/MIMIC-CAD

MIMIC-CAD dataset to provides comprehensive disease information extracted from the MIMIC-CXR radiologist report.

Primary LanguageJupyter Notebook

MIMIC-CAD

MIMIC-CAD (Comprehensive Annotation of Diseases) is a dataset based on the MIMIC-CXR dataset. MIMIC-CAD provides lung disease details extracted from radiology reports in the MIMIC-CXR dataset. The previous disease labels only marked the existence of the disease and did not provide more disease information, such as the disease severity, disease uncertainty, disease location, etc., which are all important disease information in clinical diagnosis. Traditional disease classifications do not apply to clinical practice. Our goal is to make full use of the information in medical reports to build a dataset of comprehensive annotation of diseases.

Data Description

MIMIC-CAD v1.0 contains a file record of all disease comprehensive annotations. For a patient taking a CXR image one time, the annotation structure is as follows:

{
	"study_id": "58729526",
	"subject_id": "18936629",
	"dicom_id": "58c1653b-5d091bf0-ce12c7b3-7f6c738d-cd6f4e1b",
	"view": "postero-anterior",
	"entity": {
		"pneumothorax": {
			"id": 0,
			"entity_name": "pneumothorax",
			"report_name": "pneumothorax",
			"location": null,
			"type": null,
			"level": null,
			"infer": [],
			"derived_from": [],
			"probability": "no ",
			"probability_score": -3
		},
		"lung opacity": {
			"id": 1,
			"entity_name": "lung opacity",
			"report_name": "opacity",
			"location": null,
			"type": null,
			"level": null,
			"infer": [],
			"derived_from": [],
			"probability": "positive",
			"probability_score": 3
		},
		"consolidation": {
			"id": 2,
			"entity_name": "consolidation",
			"report_name": "consolidation",
			"location": null,
			"type": null,
			"level": null,
			"post_location": null,
			"location2": null,
			"type2": null,
			"level2": null,
			"post_location2": null,
			"infer": [],
			"derived_from": [],
			"probability": "positive",
			"probability_score": 3
		},
		"pleural effusion": {
			"id": 3,
			"entity_name": "pleural effusion",
			"report_name": "pleural effusion",
			"location": [
				"left"
			],
			"type": null,
			"level": [
				"small"
			],
			"post_location": null,
			"location2": null,
			"type2": null,
			"level2": null,
			"post_location2": null,
			"infer": [],
			"derived_from": [],
			"probability": "positive",
			"probability_score": 3
		},
		"pleural thickening": {
			"id": 4,
			"entity_name": "pleural thickening",
			"report_name": "pleural thickening",
			"location": [
				"left"
			],
			"type": null,
			"level": null,
			"post_location": null,
			"location2": null,
			"type2": null,
			"level2": null,
			"post_location2": null,
			"infer": [],
			"derived_from": [],
			"probability": "positive",
			"probability_score": 3
		}
	}
},
  • study_id: An integer unique for an individual study (i.e. an individual radiology report with one or more.
  • subject_id: An integer unique for an individual patient.
  • dicom_id: An identifier for the DICOM file. The stem of each JPG image filename is equal to the `dicom_id.``
  • view: The orientation in which the chest radiograph was taken ("AP", "PA", "LATERAL", etc).
  • entity: The comprehensive annotation of diseases we extracted from the radiologist report.

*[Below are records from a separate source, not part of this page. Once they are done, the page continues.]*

template <bool PRO, bool STATS, int NW>
__global__ __launch_bounds__(64 * NW, 1) void conv3d_split_pipe_kernel(const float *__restrict__ x, const u4 *__restrict__ wp,
                                                                  const float *__restrict__ wtail,
                                                                  const float *__restrict__ bias, float *__restrict__ y,
                                                                  int Cin, int Cout, const float *__restrict__ pro_a,
                                                                  const float *__restrict__ pro_b,
                                                                  float *__restrict__ stats) {
  constexpr int r = 8, r3 = 512, TD = 4, TH = 8, TW = 8, VB = 8 / NW, COT = 32, TM = 64 * NW;
  static_assert(NW == 4 || NW == 8, "4 waves x 2 column blocks or 8 waves x 1");
  constexpr int HD = TD + 2, HH = TH + 2, HW = NW == 8 ? TW + 4 : TW + 2, HALO = HD * HH * HW;
  constexpr int HP = (HALO + 63) / 64 * 64;
  constexpr int WPL = 4 * COT, TG = 9, NG = 27 / TG;
  constexpr int DMA_PER_GROUP = TG * WPL / 64, DMA_MIN = DMA_PER_GROUP / NW;
  extern __shared__ __attribute__((aligned(16))) unsigned char smem[];
  u4 *sx = reinterpret_cast<u4 *>(smem);
  u4 *sw = sx + 2 * 4 * HP;
  float *sbias = reinterpret_cast<float *>(sw + 3 * TG * WPL);
  const int npro = PRO ? ((Cin + 63) & ~63) : 0;
  float *spa = sbias + COT, *spb = spa + npro;
  float *sred = spb + npro;
  __shared__ unsigned s_max[2];
  const int tid = threadIdx.x, lane = tid & 63, wave = __builtin_amdgcn_readfirstlane(tid >> 6);
  const int g = lane >> 5, l32 = lane & 31;
  const int b = blockIdx.x, tile = blockIdx.y, co0 = blockIdx.z * COT, d0 = tile * TD;
  const float wscale_inv = wtail[2];
  if (PRO)
    for (int c = tid; c < Cin; c += TM) { spa[c] = pro_a[(size_t)b * Cin + c]; spb[c] = pro_b[(size_t)b * Cin + c]; }
  if (tid < COT) sbias[tid] = bias ? bias[co0 + tid] : 0.f;
  if (tid < 2) s_max[tid] = 0u;
  int E = 127;

  static_assert(NW == 8, "the quad staging is laid out for 512 threads");
  constexpr int NLOAD = 4;
  const int st_ig = tid / 192, st_u = tid % 192, st_ch4 = st_u / 96, st_rq = st_u % 96;
  const int st_row = st_rq >> 1, st_quad = st_rq & 1, st_hd = st_row >> 3, st_gh = st_row & 7;
  const int st_gd = d0 - 1 + st_hd;
  const bool gok = tid < 384 && st_gd >= 0 && st_gd < r;
  const int goff = gok ? ((st_gd * r + st_gh) * r + st_quad * 4) * 4 + (st_ig * 8 + st_ch4 * 4) * r3 * 4 : 0x7fffff00;
  const int st_pos = (st_hd * HH + st_gh + 1) * HW + st_quad * 4 + 1;
  const __amdgpu_buffer_rsrc_t xrs = __builtin_amdgcn_make_buffer_rsrc(
      const_cast<float *>(x + (size_t)b * Cin * r3), 0, Cin * r3 * 4, 0x00020000);
  int xbase[VB], vox[VB];
#pragma unroll
  for (int vb = 0; vb < VB; ++vb) {
    const int vbk = wave * VB + vb;
    const int d = vbk >> 1, w = l32 & 7;
    const int h = NW == 8 ? (vbk & 1) + 2 * (l32 >> 3) : (vbk & 1) * 2 + ((l32 >> 4) & 1) + 4 * ((l32 >> 3) & 1);
    xbase[vb] = (d * HH + h) * HW + w;
    vox[vb] = ((d0 + d) * r + h) * r + w;
  }
  f32x16 acc[VB], cor[VB], cor2[VB];
#pragma unroll
  for (int vb = 0; vb < VB; ++vb)
#pragma unroll
    for (int i = 0; i < 16; ++i) acc[vb][i] = cor[vb][i] = cor2[vb][i] = 0.f;

  const int nchunks = Cin / KS, ngroups = nchunks * NG;
  typedef __attribute__((address_space(3))) unsigned char lds_byte;
  const uint32_t sw_lds = (uint32_t)(uintptr_t)(lds_byte *)reinterpret_cast<unsigned char *>(sw);
  auto weights_dma = [&](int sg) {
    const u4 *src = wp + (size_t)sg * TG * 4 * Cout + co0;
    const uint32_t dst0 = sw_lds + (uint32_t)((sg % 3) * TG * WPL * 16);
    for (int i = wave; i < DMA_PER_GROUP; i += NW) {
      const u4 *gp = src + (size_t)((i >> 1) * 4 + (i & 1) * 2 + g) * Cout + l32;
      const uint32_t dst = __builtin_amdgcn_readfirstlane(dst0 + (uint32_t)(i * 1024));
      unsigned keep;
      asm volatile("s_mov_b32 %0, m0\n\ts_mov_b32 m0, %2\n\ts_nop 0\n\tglobal_load_lds_dwordx4 %1, off\n\ts_mov_b32 m0, %0"
                   : "=&s"(keep) : "v"(gp), "s"(dst) : "memory");
    }
  };
  typedef float f4 __attribute__((ext_vector_type(4)));
  f4 v[NLOAD];
  auto issue_loads = [&](int q) {
#pragma unroll
    for (int j = 0; j < NLOAD; ++j)
      v[j] = __builtin_bit_cast(f4, __builtin_amdgcn_raw_buffer_load_b128(xrs, goff, (q * KS + j) * r3 * 4, 0));
  };
  auto stage = [&](int q) {
    unsigned mloc = 0u;
    if (PRO) {
      const int c0 = q * KS + st_ig * 8 + st_ch4 * 4;
      const float4 a4 = *reinterpret_cast<const float4 *>(spa + (tid < 384 ? c0 : 0));
      const float4 b4 = *reinterpret_cast<const float4 *>(spb + (tid < 384 ? c0 : 0));
      const float pa[4] = {a4.x, a4.y, a4.z, a4.w}, pb[4] = {b4.x, b4.y, b4.z, b4.w};
#pragma unroll
      for (int j = 0; j < NLOAD; ++j)
#pragma unroll
        for (int k = 0; k < 4; ++k) {
          const float act = pro_act(v[j][k], pa[j], pb[j]);
          v[j][k] = gok ? act : 0.f;
        }
    }
#pragma unroll
    for (int j = 0; j < NLOAD; ++j)
#pragma unroll
      for (int k = 0; k < 4; ++k) {
        const unsigned a = __float_as_uint(v[j][k]) & 0x7fffffffu;
        mloc = (a > mloc && a <= 0x7f7fffffu) ? a : mloc;
      }
    mloc = wave_max_u32_lane63(mloc);
    if (lane == 63 && mloc) atomicMax(&s_max[q & 1], mloc);
    __syncthreads();
    const unsigned mbits = s_max[q & 1];
    if (tid == 0) s_max[(q + 1) & 1] = 0u;
    if (mbits) {
      const int e = scale_exp(__uint_as_float(mbits));
      if (e < E) {
        if (E != 127) {
          const float f = pow2f(max(e - CONV_SPLIT_HEADROOM - E, -126));
#pragma unroll
          for (int vb = 0; vb < VB; ++vb)
#pragma unroll
            for (int i = 0; i < 16; ++i) { acc[vb][i] *= f; cor[vb][i] *= f; cor2[vb][i] *= f; }
        }
        E = e - CONV_SPLIT_HEADROOM;
      }
    }
    const float xs = E == 127 ? 1.0f : pow2f(E);
    if (tid < 384) {
      uint2 *dst2 = reinterpret_cast<uint2 *>(sx + (q & 1) * 4 * HP);
#pragma unroll
      for (int k = 0; k < 4; ++k) {
        unsigned h0, l0, h1, l1;
        cut2(v[0][k] * xs, v[1][k] * xs, h0, l0);
        cut2(v[2][k] * xs, v[3][k] * xs, h1, l1);
        dst2[((0 + st_ig) * HP + st_pos + k) * 2 + st_ch4] = make_uint2(h0, h1);
        dst2[((2 + st_ig) * HP + st_pos + k) * 2 + st_ch4] = make_uint2(l0, l1);
      }
    }
  };

  for (int e = tid; e < 2 * 4 * HP; e += TM) sx[e] = u4{0u, 0u, 0u, 0u};
  weights_dma(0);
  if (ngroups > 1) weights_dma(1);
  issue_loads(0);
  __syncthreads();
  stage(0);
  for (int q = 0; q < nchunks; ++q) {
    const u4 *sxq = sx + (q & 1) * 4 * HP;
    const bool more = q + 1 < nchunks;
#pragma unroll
    for (int grp = 0; grp < NG; ++grp) {
      const int sg = q * NG + grp;
      const bool dma_behind = sg + 1 < ngroups;
      if (grp == 0 || !more) { if (dma_behind) wait_vm<DMA_MIN>(); else wait_vm<0>(); }
      else { if (dma_behind) wait_vm<DMA_MIN + NLOAD>(); else wait_vm<NLOAD>(); }
      __syncthreads();
      if (sg + 2 < ngroups) weights_dma(sg + 2);
      if (grp == 0 && more) issue_loads(q + 1);
      const u4 *swg = sw + (sg % 3) * TG * WPL;
      u4 wf[2][2], xf[2][VB][2];
      auto frags = [&](int t, int s_) {
        const int tap = grp * TG + t;
        const int toff = ((tap / 9) * HH + (tap / 3) % 3) * HW + tap % 3;
#pragma unroll
        for (int pc = 0; pc < 2; ++pc) {
          wf[s_][pc] = swg[t * WPL + (pc * 2 + g) * COT + l32];
#pragma unroll
          for (int vb = 0; vb < VB; ++vb) xf[s_][vb][pc] = sxq[(pc * 2 + g) * HP + xbase[vb] + toff];
        }
      };
      frags(0, 0);
#pragma unroll
      for (int t = 0; t < TG; ++t) {
        if (t + 1 < TG) frags(t + 1, (t + 1) & 1);
        __builtin_amdgcn_sched_barrier(0);
#pragma unroll
        for (int vb = 0; vb < VB; ++vb) {
          acc[vb] = mma(wf[t & 1][0], xf[t & 1][vb][0], acc[vb]);
          cor[vb] = mma(wf[t & 1][0], xf[t & 1][vb][1], cor[vb]);
          cor2[vb] = mma(wf[t & 1][1], xf[t & 1][vb][0], cor2[vb]);
        }
        __builtin_amdgcn_sched_barrier(0);
      }
    }
    if (more) stage(q + 1);
  }

  float *yb = y + ((size_t)b * Cout + co0) * r3;
  const float us_x = E == 127 ? 1.0f : pow2f(-E), us_w = wscale_inv;
#pragma unroll
  for (int vb = 0; vb < VB; ++vb)
#pragma unroll
    for (int i = 0; i < 16; ++i) {
      const int co = (i & 3) + 8 * (i >> 2) + 4 * g;
      const float o = ((acc[vb][i] + (cor[vb][i] + cor2[vb][i]) * (1.f / 2048.f)) * us_x) * us_w + sbias[co];
      acc[vb][i] = o;
      yb[(size_t)co * r3 + vox[vb]] = o;
    }
  if (STATS) {
#pragma unroll
    for (int i = 0; i < 16; ++i) {
      float s1 = acc[0][i], s2 = acc[0][i] * acc[0][i];
#pragma unroll
      for (int vb = 1; vb < VB; ++vb) { s1 += acc[vb][i]; s2 += acc[vb][i] * acc[vb][i]; }
      s1 = row16_sum_rn(s1); s2 = row16_sum_rn(s2);
      s1 = row_pair_sum_odd_rows(s1); s2 = row_pair_sum_odd_rows(s2);
      if (l32 == 16) {
        const int co = (i & 3) + 8 * (i >> 2) + 4 * g;
        sred[(wave * COT + co) * 2] = s1;
        sred[(wave * COT + co) * 2 + 1] = s2;
      }
    }
    __syncthreads();
    if (tid < COT) {
      float s1 = 0.f, s2 = 0.f;
#pragma unroll
      for (int w = 0; w < NW; ++w) { s1 += sred[(w * COT + tid) * 2]; s2 += sred[(w * COT + tid) * 2 + 1]; }
      float *o = stats + (((size_t)b * Cout + co0 + tid) * (r / TD) + tile) * 2;
      o[0] = s1;
      o[1] = s2;
    }
  }
}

The entity dictionary includes disease annotations, each kind of disease name is the key and the annotation is the value.

  • entity_name: disease name
  • report_name: disease name extracted from radiologist report
  • location: disease location extracted from radiologist report
  • level: words extracted from radiologist report report to describe disease severity
  • probability: words extracted from radiologists to describe disease uncertainty

The disease information extraction code can be found in the "disease_info_extract.py" file. The diseases' probability info extraction module hasn't been uploaded. The libs folder contains disease and other dictionaries, you can adjust the dictionary yourself. The dictionary may not be comprehensive enough to cover all kinds of scenarios. To extract the disease info from the reports, you can give the report_path to the function get_disease_json.

The Jupyter Notebook records how to extract info from the .json file. It gives an example to extract disease name, severity, and other info.